Whenever a line in the entries below contains the string "csrc", copy that line.

--- START ---

## Trace GI rays node-major so each wave reuses node data across sample pairs

The GI trace kernel now gives each wave 64 consecutive nodes and a run of sample-pair indices, where before it spread flattened (node, pair) indices across lanes. Lanes in a wave share the same pair index and the tangent basis and GI row are computed once per node run. Header rows are now indexed by node block times pair count, and the resolve/activate lookups and scratch sizing are updated to match. This is meant to improve coherence and cut repeated node loads, but a wave wastes lanes when a node block is only partly filled and more header rows may be allocated.

```diff
diff --git a/skele_raytracer_amd/csrc/launch.h b/skele_raytracer_amd/csrc/launch.h
--- a/skele_raytracer_amd/csrc/launch.h
+++ b/skele_raytracer_amd/csrc/launch.h
@@ -111,6 +111,24 @@
 	}
 	return lo;
 }
+
+#ifndef SKR_TRACE_BY_NODE
+#define SKR_TRACE_BY_NODE 1
+#endif
+#ifndef SKR_TRACE_RUN
+#define SKR_TRACE_RUN 2
+#endif
+__host__ __device__ static inline uint64_t skr_trace_header_row(uint64_t node, uint32_t j, uint32_t PP)
+{
+	return SKR_TRACE_BY_NODE ? (node >> 6) * PP + j : (node * PP + j) >> 6;
+}
+__host__ __device__ static inline uint32_t skr_trace_header_bit(uint64_t node, uint32_t j, uint32_t PP)
+{
+	return (uint32_t) (SKR_TRACE_BY_NODE ? node : node * PP + j) & 63u;
+}
+static inline uint64_t skr_trace_rows_used(uint64_t nodes, uint64_t PP) { return SKR_TRACE_BY_NODE ? (nodes + 63) / 64 * PP : (nodes * PP + 63) / 64; }
+static inline uint64_t skr_trace_rows_alloc(uint64_t nodes, uint64_t PP) { return skr_trace_rows_used(nodes, PP) + 4; }
+static inline uint64_t skr_trace_region_cap(uint64_t nodes, uint64_t PP) { return (skr_trace_rows_used(nodes, PP) + SKR_P1_REGIONS - 1) / SKR_P1_REGIONS * 128; }
 
 enum SkrLeafShape { SKR_LEAF_RUNTIME = 0, SKR_LEAF_POINT1 = 1, SKR_LEAF_POINT2 = 2 };
 static inline SkrLeafShape skr_leaf_shape(const RenderParams &p)
diff --git a/skele_raytracer_amd/csrc/render_nodes.hip b/skele_raytracer_amd/csrc/render_nodes.hip
--- a/skele_raytracer_amd/csrc/render_nodes.hip
+++ b/skele_raytracer_amd/csrc/render_nodes.hip
@@ -58,6 +58,125 @@
 #else
 #define SKR_TRACE_ATTR
 #endif
+template <bool TRIS, bool GIM>
+SKR_DEV void trace_round(const SceneView &sv, const RenderParams &p, bool valid, uint32_t node, uint32_t j, f3 co, f3 Nn, f3 nt, f3 nb, uint32_t pixel,
+						 uint32_t node_id, int gi_row, uint32_t chunk, int lane, Counters &cn)
+{
+	const uint32_t N = (uint32_t) p.num_path_traces;
+	const bool second = valid && 2u * j + 1u < N;
+	bool hit0 = false, hit1 = false;
+	float4 rec0 = make_float4(0, 0, 0, 0), rec1 = rec0;
+	bool black0 = false, black1 = false;
+	if(valid)
+	{
+		uint32_t rnd[4];
+		philox4x32(pixel, p.aa_index, node_id, j, p.seed_lo, p.seed_hi, rnd);
+		const float q1a = u31_to_unit(rnd[0]), q2a = u31_to_unit(rnd[1]), q1b = u31_to_unit(rnd[2]), q2b = u31_to_unit(rnd[3]);
+		const DirPair dp = gi_direction_pair(q1a, q2a, q1b, q2b, Nn, nt, nb);
+		const f3 d0 = dp.d0, d1 = dp.d1;
+		cn.rays += second ? 2u : 1u;
+		const RayPair rp = make_pair(d0, d1);
+		BestState s0, s1;
+		closest_pair<GIM>(sv, p, gi_row, co, d0, d1, second, rp, s0, s1);
+		hit0 = classify_child(sv, co, d0, rp.two_a.x, rp.four_a.x, s0, black0);
+		rec0 = make_float4(__uint_as_float(node), __uint_as_float((uint32_t) (s0.best & 0xffff) | ((2u * j) << 16)), q1a, q2a);
+		if(second)
+		{
+			hit1 = classify_child(sv, co, d1, rp.two_a.y, rp.four_a.y, s1, black1);
+			rec1 = make_float4(__uint_as_float(node), __uint_as_float((uint32_t) (s1.best & 0xffff) | ((2u * j + 1u) << 16)), q1b, q2b);
+		}
+	}
+	const unsigned long long m0 = __ballot(hit0), m1 = __ballot(hit1);
+	const uint32_t region = chunk & (SKR_P1_REGIONS - 1u);
+	const uint32_t n0h = (uint32_t) __popcll(m0), n1h = (uint32_t) __popcll(m1);
+	uint32_t base = 0;
+	if(n0h + n1h != 0u)
+	{
+		if(lane == 0) base = atomicAdd(lc_count(p.rc_ctr, region), n0h + n1h);
+		base = (uint32_t) __builtin_amdgcn_readfirstlane((int) base);
+	}
+	const uint32_t rec_base = region * p.rc_cap + base;
+	const uint32_t rank0 = (uint32_t) lanes_below(m0), rank1 = (uint32_t) lanes_below(m1);
+	if(hit0) p.rc[rec_base + rank0] = rec0;
+	if(hit1) p.rc[rec_base + n0h + rank1] = rec1;
+	if(TRIS)
+	{
+		const unsigned long long k0 = __ballot(black0), k1 = __ballot(black1);
+		if(lane == 0) p.ixh[IXH_ROWS * (size_t) chunk + 2] = make_uint4((uint32_t) k0, (uint32_t) (k0 >> 32), (uint32_t) k1, (uint32_t) (k1 >> 32));
+	}
+	if(lane == 0)
+	{
+		p.ixh[IXH_ROWS * (size_t) chunk] = make_uint4(rec_base, n0h, 0u, 0u);
+		p.ixh[IXH_ROWS * (size_t) chunk + 1] = make_uint4((uint32_t) m0, (uint32_t) (m0 >> 32), (uint32_t) m1, (uint32_t) (m1 >> 32));
+	}
+}
+
+__host__ __device__ static inline uint32_t trace_run(uint32_t PP) { return SKR_TRACE_RUN > 0 && (uint32_t) SKR_TRACE_RUN < PP ? (uint32_t) SKR_TRACE_RUN : PP; }
+__host__ __device__ static inline uint32_t trace_runs_per_block(uint32_t PP) { return (PP + trace_run(PP) - 1u) / trace_run(PP); }
+
+#if SKR_TRACE_BY_NODE
+template <bool TRIS, bool GIM>
+__global__ __launch_bounds__(256) SKR_TRACE_ATTR void skr_trace_kernel(const RenderParams)
+{
+	extern __shared__ __align__(16) unsigned char lds_raw[];
+	float4 *lds4 = reinterpret_cast<float4 *>(lds_raw);
+	const RenderParams &p = launch_args();
+	const uint32_t PP0 = ((uint32_t) p.num_path_traces + 1u) >> 1;
+	const uint32_t items = ((*p.nd_count + 63u) >> 6) * trace_runs_per_block(PP0);
+	if((uint64_t) blockIdx.x * 4u >= items) return;
+	stage_scene(p, lds4, TRIS);
+	const int tid = threadIdx.x, lane = tid & 63;
+	const uint32_t wave = (uint32_t) uni(tid >> 6);
+	Counters cn{0, 0, 0};
+	for(uint32_t blk = blockIdx.x; (uint64_t) blk * 4u < items; blk += SKR_TRACE_STRIDE)
+	{
+		const uint32_t item = blk * 4u + wave;
+		if(item >= items) break;
+		uint32_t j0, j1, node;
+		bool valid;
+		f3 nt = mk3(0, 1, 0);
+		int gi_row = -1;
+		{
+			const RenderParams &p = launch_args();
+			const uint32_t PP = ((uint32_t) p.num_path_traces + 1u) >> 1, RPB = trace_runs_per_block(PP), RUN = trace_run(PP);
+			const uint32_t B = item / RPB;
+			j0 = (item - B * RPB) * RUN;
+			j1 = j0 + RUN < PP ? j0 + RUN : PP;
+			node = B * 64u + (uint32_t) lane;
+			valid = node < *p.nd_count;
+			if(valid)
+			{
+				const float4 *row = p.nd_src + (size_t) node * 2;
+				const float4 a0 = row[0], a1 = row[1];
+				const f3 co = mk3(a0.x, a0.y, a0.z), Nn = mk3(a0.w, a1.x, a1.y);
+				f3 nb;
+				tangent_basis(Nn, nt, nb);
+				if(GIM) gi_row = p.gi_row0 ? p.gi_row0[node] : gi_origin_row(p, co);
+			}
+		}
+		for(uint32_t j = j0; j < j1; j++)
+		{
+			const RenderParams &p = launch_args();
+			const SceneView sv = scene_view(p, lds4, TRIS);
+			f3 co = mk3(0, 0, 1), Nn = mk3(0, 0, 1);
+			uint32_t pixel = 0, node_id = 0;
+			if(valid)
+			{
+				const float4 *row = p.nd_src + (size_t) node * 2;
+				const float4 a0 = row[0], a1 = row[1];
+				co = mk3(a0.x, a0.y, a0.z);
+				Nn = mk3(a0.w, a1.x, a1.y);
+				pixel = __float_as_uint(a1.z);
+				node_id = __float_as_uint(a1.w);
+			}
+			const f3 nb = cross3(Nn, nt);
+			const uint32_t chunk = (node >> 6) * (((uint32_t) p.num_path_traces + 1u) >> 1) + j;
+			trace_round<TRIS, GIM>(sv, p, valid, node, j, co, Nn, nt, nb, pixel, node_id, gi_row, (uint32_t) uni((int) chunk), lane, cn);
+		}
+	}
+	add_counters(launch_args(), cn, (uint32_t) blockIdx.x * 4u + wave, lane);
+}
+#else
 template <bool TRIS, bool GIM>
 __global__ __launch_bounds__(256) SKR_TRACE_ATTR void skr_trace_kernel(const RenderParams)
 {
@@ -78,63 +197,25 @@
 	const uint64_t tp = (uint64_t) chunk * 64u + (uint32_t) lane;
 	const bool valid = tp < n_pairs;
 	const uint32_t node = valid ? (uint32_t) (tp / PP) : 0u, j = valid ? (uint32_t) (tp - (uint64_t) node * PP) : 0u;
-	const bool second = valid && 2u * j + 1u < N;
-	bool hit0 = false, hit1 = false;
-	float4 rec0 = make_float4(0, 0, 0, 0), rec1 = rec0;
-	bool black0 = false, black1 = false;
+	f3 co = mk3(0, 0, 1), Nn = mk3(0, 0, 1), nt = mk3(0, 1, 0), nb = mk3(1, 0, 0);
+	uint32_t pixel = 0, node_id = 0;
+	int gi_row = -1;
 	if(valid)
 	{
 		const float4 *row = p.nd_src + (size_t) node * 2;
 		const float4 a0 = row[0], a1 = row[1];
-		const f3 co = mk3(a0.x, a0.y, a0.z), Nn = mk3(a0.w, a1.x, a1.y);
-		const uint32_t pixel = __float_as_uint(a1.z), node_id = __float_as_uint(a1.w);
-		f3 nt, nb;
+		co = mk3(a0.x, a0.y, a0.z);
+		Nn = mk3(a0.w, a1.x, a1.y);
+		pixel = __float_as_uint(a1.z);
+		node_id = __float_as_uint(a1.w);
 		tangent_basis(Nn, nt, nb);
-		uint32_t rnd[4];
-		philox4x32(pixel, p.aa_index, node_id, j, p.seed_lo, p.seed_hi, rnd);
-		const float q1a = u31_to_unit(rnd[0]), q2a = u31_to_unit(rnd[1]), q1b = u31_to_unit(rnd[2]), q2b = u31_to_unit(rnd[3]);
-		const DirPair dp = gi_direction_pair(q1a, q2a, q1b, q2b, Nn, nt, nb);
-		const f3 d0 = dp.d0, d1 = dp.d1;
-		cn.rays += second ? 2u : 1u;
-		const RayPair rp = make_pair(d0, d1);
-		BestState s0, s1;
-		int gi_row = -1;
 		if(GIM) gi_row = p.gi_row0 ? p.gi_row0[node] : gi_origin_row(p, co);
-		closest_pair<GIM>(sv, p, gi_row, co, d0, d1, second, rp, s0, s1);
-		hit0 = classify_child(sv, co, d0, rp.two_a.x, rp.four_a.x, s0, black0);
-		rec0 = make_float4(__uint_as_float(node), __uint_as_float((uint32_t) (s0.best & 0xffff) | ((2u * j) << 16)), q1a, q2a);
-		if(second)
-		{
-			hit1 = classify_child(sv, co, d1, rp.two_a.y, rp.four_a.y, s1, black1);
-			rec1 = make_float4(__uint_as_float(node), __uint_as_float((uint32_t) (s1.best & 0xffff) | ((2u * j + 1u) << 16)), q1b, q2b);
-		}
-	}
-	const unsigned long long m0 = __ballot(hit0), m1 = __ballot(hit1);
-	const uint32_t region = chunk & (SKR_P1_REGIONS - 1u);
-	const uint32_t n0h = (uint32_t) __popcll(m0), n1h = (uint32_t) __popcll(m1);
-	uint32_t base = 0;
-	if(n0h + n1h != 0u)
-	{
-		if(lane == 0) base = atomicAdd(lc_count(p.rc_ctr, region), n0h + n1h);
-		base = (uint32_t) __builtin_amdgcn_readfirstlane((int) base);
-	}
-	const uint32_t rec_base = region * p.rc_cap + base;
-	const uint32_t rank0 = (uint32_t) lanes_below(m0), rank1 = (uint32_t) lanes_below(m1);
-	if(hit0) p.rc[rec_base + rank0] = rec0;
-	if(hit1) p.rc[rec_base + n0h + rank1] = rec1;
-	if(TRIS)
-	{
-		const unsigned long long k0 = __ballot(black0), k1 = __ballot(black1);
-		if(lane == 0) p.ixh[IXH_ROWS * (size_t) chunk + 2] = make_uint4((uint32_t) k0, (uint32_t) (k0 >> 32), (uint32_t) k1, (uint32_t) (k1 >> 32));
-	}
-	if(lane == 0)
-	{
-		p.ixh[IXH_ROWS * (size_t) chunk] = make_uint4(rec_base, n0h, 0u, 0u);
-		p.ixh[IXH_ROWS * (size_t) chunk + 1] = make_uint4((uint32_t) m0, (uint32_t) (m0 >> 32), (uint32_t) m1, (uint32_t) (m1 >> 32));
-	}
+	}
+	trace_round<TRIS, GIM>(sv, p, valid, node, j, co, Nn, nt, nb, pixel, node_id, gi_row, chunk, lane, cn);
 	}
 	add_counters(launch_args(), cn, (uint32_t) blockIdx.x * 4u + (uint32_t) (tid >> 6), lane);
 }
+#endif
 
 struct Activated {
 	f3 co, N, direct;
@@ -620,6 +701,9 @@
 	const float4 b0 = row[0], b1 = row[1];
 	const uint32_t pixel = __float_as_uint(b1.z), node_id = __float_as_uint(b1.w);
 	f3 total = mk3(0, 0, 0);
+#if SKR_TRACE_BY_NODE
+	const uint32_t hrow0 = (uint32_t) uni((int) (node >> 6)) * (uint32_t) PP;
+#endif
 	for(int j0 = 0; j0 < PP; j0 += 4)
 	{
 		uint32_t code[4], rec[8];
@@ -627,15 +711,21 @@
 #pragma unroll
 		for(int k = 0; k < 4; k++)
 		{
+#if SKR_TRACE_BY_NODE
+			const size_t hrow = (size_t) hrow0 + (uint32_t) (j0 + k);
+			const uint32_t bit = node & 63u;
+#else
 			const uint64_t tp = (uint64_t) node * (uint32_t) PP + (uint32_t) (j0 + k);
+			const size_t hrow = (size_t) (tp >> 6);
+			const uint32_t bit = (uint32_t) tp & 63u;
+#endif
 			code[k] = 0;
 			rec[2 * k] = rec[2 * k + 1] = 0;
 			if(j0 + k < PP)
 			{
-				const uint4 *h = p.ixh + IXH_ROWS * (size_t) (tp >> 6);
+				const uint4 *h = p.ixh + IXH_ROWS * hrow;
 				const uint4 h0 = h[0], h1 = h[1];
 				const unsigned long long m0 = (unsigned long long) h1.y << 32 | h1.x, m1 = (unsigned long long) h1.w << 32 | h1.z;
-				const uint32_t bit = (uint32_t) tp & 63u;
 				const unsigned long long below = (1ull << bit) - 1ull;
 				code[k] = (uint32_t) ((m0 >> bit) & 1ull) * PC_HIT0 | (uint32_t) ((m1 >> bit) & 1ull) * PC_HIT1;
 				if(p.n_tris > 0)
@@ -717,8 +807,7 @@
 	pl.cap[0] = 0;
 	for(int L = 1; L < pl.levels; L++)
 	{
-		const uint64_t chunks = (pl.nodes_max[L - 1] * PP + 63) / 64;
-		const uint64_t cap = (chunks + SKR_P1_REGIONS - 1) / SKR_P1_REGIONS * 128;
+		const uint64_t cap = skr_trace_region_cap(pl.nodes_max[L - 1], PP);
 		if(cap * SKR_P1_REGIONS >= (1ull << 31)) return false;
 		pl.cap[L] = (uint32_t) cap;
 		pl.nodes_max[L] = cap * SKR_P1_REGIONS;
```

--- END ---

§ THE COMPLETED TASK:
diff --git a/skele_raytracer_amd/csrc/launch.h b/skele_raytracer_amd/csrc/launch.h
--- a/skele_raytracer_amd/csrc/launch.h
+++ b/skele_raytracer_amd/csrc/launch.h
diff --git a/skele_raytracer_amd/csrc/render_nodes.hip b/skele_raytracer_amd/csrc/render_nodes.hip
--- a/skele_raytracer_amd/csrc/render_nodes.hip
+++ b/skele_raytracer_amd/csrc/render_nodes.hip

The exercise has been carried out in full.